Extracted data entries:
• • • • • • •

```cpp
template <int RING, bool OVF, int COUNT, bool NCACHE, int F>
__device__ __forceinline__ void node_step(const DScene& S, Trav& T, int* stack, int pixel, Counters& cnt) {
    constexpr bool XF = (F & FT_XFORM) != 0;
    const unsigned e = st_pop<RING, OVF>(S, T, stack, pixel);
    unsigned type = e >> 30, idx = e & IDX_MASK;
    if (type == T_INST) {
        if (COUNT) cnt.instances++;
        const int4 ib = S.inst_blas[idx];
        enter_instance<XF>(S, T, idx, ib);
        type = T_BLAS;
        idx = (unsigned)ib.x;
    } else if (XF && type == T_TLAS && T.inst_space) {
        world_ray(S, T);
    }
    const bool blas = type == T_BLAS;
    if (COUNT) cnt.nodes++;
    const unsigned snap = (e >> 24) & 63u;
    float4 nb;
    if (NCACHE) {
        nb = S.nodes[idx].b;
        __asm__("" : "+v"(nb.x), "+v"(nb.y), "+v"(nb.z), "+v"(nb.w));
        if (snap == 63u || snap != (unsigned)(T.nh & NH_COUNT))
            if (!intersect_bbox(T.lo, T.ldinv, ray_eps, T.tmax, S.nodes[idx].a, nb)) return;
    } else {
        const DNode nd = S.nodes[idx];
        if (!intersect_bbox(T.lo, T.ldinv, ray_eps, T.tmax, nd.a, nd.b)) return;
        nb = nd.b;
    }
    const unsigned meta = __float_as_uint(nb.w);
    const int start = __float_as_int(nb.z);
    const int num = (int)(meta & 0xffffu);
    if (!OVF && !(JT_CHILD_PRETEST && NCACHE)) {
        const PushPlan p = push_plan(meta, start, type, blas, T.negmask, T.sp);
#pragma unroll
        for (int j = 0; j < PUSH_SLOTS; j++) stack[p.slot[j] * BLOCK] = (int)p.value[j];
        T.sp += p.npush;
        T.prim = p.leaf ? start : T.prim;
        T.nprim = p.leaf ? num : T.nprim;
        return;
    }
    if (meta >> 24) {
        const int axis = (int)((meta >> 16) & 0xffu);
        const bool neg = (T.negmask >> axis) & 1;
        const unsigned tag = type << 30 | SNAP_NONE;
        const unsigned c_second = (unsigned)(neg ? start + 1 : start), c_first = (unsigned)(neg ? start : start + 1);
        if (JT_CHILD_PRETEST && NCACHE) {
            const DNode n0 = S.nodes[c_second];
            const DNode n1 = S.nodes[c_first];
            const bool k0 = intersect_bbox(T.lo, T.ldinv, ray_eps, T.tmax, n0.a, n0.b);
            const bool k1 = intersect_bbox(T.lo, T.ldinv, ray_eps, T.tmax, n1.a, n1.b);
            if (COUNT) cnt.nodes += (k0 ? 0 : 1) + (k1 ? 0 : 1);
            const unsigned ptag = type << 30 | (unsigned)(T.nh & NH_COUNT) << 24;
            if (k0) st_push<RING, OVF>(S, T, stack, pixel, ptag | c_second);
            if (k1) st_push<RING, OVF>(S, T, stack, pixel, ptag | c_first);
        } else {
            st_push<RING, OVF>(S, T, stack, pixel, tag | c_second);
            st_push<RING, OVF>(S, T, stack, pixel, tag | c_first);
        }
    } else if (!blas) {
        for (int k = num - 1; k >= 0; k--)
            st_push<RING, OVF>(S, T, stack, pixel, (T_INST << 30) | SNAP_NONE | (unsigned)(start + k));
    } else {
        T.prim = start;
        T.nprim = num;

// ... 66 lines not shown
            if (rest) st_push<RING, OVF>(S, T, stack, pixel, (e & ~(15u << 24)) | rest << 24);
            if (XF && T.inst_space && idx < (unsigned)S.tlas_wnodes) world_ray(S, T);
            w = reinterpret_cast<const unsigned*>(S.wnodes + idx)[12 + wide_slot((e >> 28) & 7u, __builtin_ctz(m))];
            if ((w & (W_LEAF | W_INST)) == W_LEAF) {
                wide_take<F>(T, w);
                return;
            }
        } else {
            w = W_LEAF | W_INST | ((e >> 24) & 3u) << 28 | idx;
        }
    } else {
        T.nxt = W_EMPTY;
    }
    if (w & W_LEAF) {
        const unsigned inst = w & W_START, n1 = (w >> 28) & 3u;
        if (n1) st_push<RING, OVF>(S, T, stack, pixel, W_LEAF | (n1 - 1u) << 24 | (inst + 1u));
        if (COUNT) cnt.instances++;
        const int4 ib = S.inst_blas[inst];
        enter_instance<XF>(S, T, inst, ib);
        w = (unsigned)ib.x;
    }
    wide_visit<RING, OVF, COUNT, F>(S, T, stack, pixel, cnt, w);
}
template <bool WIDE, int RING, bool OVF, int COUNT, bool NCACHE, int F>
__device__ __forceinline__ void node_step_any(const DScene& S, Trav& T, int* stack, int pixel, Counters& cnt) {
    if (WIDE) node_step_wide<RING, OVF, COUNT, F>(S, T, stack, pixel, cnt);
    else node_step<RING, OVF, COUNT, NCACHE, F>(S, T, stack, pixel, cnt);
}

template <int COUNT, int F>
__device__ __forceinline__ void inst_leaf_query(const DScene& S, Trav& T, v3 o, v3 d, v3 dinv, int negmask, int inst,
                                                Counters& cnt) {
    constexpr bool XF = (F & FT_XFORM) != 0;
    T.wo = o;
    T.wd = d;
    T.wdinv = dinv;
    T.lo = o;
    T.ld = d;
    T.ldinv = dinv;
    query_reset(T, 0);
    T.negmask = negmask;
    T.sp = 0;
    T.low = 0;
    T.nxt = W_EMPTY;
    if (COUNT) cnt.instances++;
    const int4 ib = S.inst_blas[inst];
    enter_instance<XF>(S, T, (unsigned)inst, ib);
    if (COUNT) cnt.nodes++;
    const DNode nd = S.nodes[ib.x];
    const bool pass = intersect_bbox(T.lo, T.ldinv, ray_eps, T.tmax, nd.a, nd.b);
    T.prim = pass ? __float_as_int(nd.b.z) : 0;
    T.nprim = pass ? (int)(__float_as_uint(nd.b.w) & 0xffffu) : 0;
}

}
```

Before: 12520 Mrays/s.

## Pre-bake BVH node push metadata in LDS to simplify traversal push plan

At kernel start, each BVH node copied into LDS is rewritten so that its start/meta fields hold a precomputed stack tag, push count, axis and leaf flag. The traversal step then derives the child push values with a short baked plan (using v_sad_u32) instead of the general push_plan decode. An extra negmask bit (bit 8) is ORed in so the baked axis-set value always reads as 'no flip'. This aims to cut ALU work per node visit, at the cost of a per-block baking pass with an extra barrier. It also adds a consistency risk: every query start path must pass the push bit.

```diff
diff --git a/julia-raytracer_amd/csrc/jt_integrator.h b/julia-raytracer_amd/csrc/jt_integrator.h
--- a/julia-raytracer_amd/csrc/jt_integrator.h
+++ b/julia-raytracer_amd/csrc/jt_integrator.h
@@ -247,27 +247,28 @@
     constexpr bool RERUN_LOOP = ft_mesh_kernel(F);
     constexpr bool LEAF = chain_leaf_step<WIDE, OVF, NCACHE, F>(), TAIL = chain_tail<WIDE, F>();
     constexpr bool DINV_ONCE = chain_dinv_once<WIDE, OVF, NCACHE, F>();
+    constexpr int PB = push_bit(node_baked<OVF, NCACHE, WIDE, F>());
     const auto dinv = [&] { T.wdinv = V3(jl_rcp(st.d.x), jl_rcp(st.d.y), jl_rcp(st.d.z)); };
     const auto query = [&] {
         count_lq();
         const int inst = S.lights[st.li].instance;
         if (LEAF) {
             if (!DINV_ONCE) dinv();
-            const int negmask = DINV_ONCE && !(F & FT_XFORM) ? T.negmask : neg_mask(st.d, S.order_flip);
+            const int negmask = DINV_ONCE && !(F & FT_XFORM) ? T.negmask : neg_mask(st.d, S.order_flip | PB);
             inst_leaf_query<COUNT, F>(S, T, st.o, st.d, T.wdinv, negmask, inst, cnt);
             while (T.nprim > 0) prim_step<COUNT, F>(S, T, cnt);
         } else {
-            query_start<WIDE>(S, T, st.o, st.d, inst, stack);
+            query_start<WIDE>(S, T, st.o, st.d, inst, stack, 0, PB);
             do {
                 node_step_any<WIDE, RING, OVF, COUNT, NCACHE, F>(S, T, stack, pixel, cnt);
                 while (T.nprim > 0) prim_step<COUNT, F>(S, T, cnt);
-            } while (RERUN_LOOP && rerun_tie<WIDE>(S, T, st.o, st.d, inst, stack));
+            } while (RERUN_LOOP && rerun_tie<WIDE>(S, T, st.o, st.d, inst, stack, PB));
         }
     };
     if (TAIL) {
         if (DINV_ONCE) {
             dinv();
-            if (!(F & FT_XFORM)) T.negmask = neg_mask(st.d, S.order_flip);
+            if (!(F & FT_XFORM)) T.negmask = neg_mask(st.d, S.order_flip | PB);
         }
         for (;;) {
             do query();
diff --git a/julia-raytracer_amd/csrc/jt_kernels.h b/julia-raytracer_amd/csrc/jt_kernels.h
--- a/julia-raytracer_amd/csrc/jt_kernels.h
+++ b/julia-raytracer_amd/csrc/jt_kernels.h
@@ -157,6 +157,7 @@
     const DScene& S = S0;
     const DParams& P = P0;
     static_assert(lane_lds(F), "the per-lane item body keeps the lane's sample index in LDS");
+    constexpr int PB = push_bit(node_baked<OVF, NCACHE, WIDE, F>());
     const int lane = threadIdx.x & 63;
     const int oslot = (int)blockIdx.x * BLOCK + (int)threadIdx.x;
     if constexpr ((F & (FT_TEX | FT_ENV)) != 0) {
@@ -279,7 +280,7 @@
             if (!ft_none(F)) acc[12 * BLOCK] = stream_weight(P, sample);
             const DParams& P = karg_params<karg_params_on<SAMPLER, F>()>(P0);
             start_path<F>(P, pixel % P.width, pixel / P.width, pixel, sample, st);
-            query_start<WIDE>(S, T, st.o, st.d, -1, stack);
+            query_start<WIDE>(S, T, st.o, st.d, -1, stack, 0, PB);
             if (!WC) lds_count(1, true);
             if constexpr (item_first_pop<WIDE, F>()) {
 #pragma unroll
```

• • • • • • •

> _What is needed_
Please return all lines from the records that hold the word "TAIL".

> _Your solution_
     constexpr bool LEAF = chain_leaf_step<WIDE, OVF, NCACHE, F>(), TAIL = chain_tail<WIDE, F>();
     if (TAIL) {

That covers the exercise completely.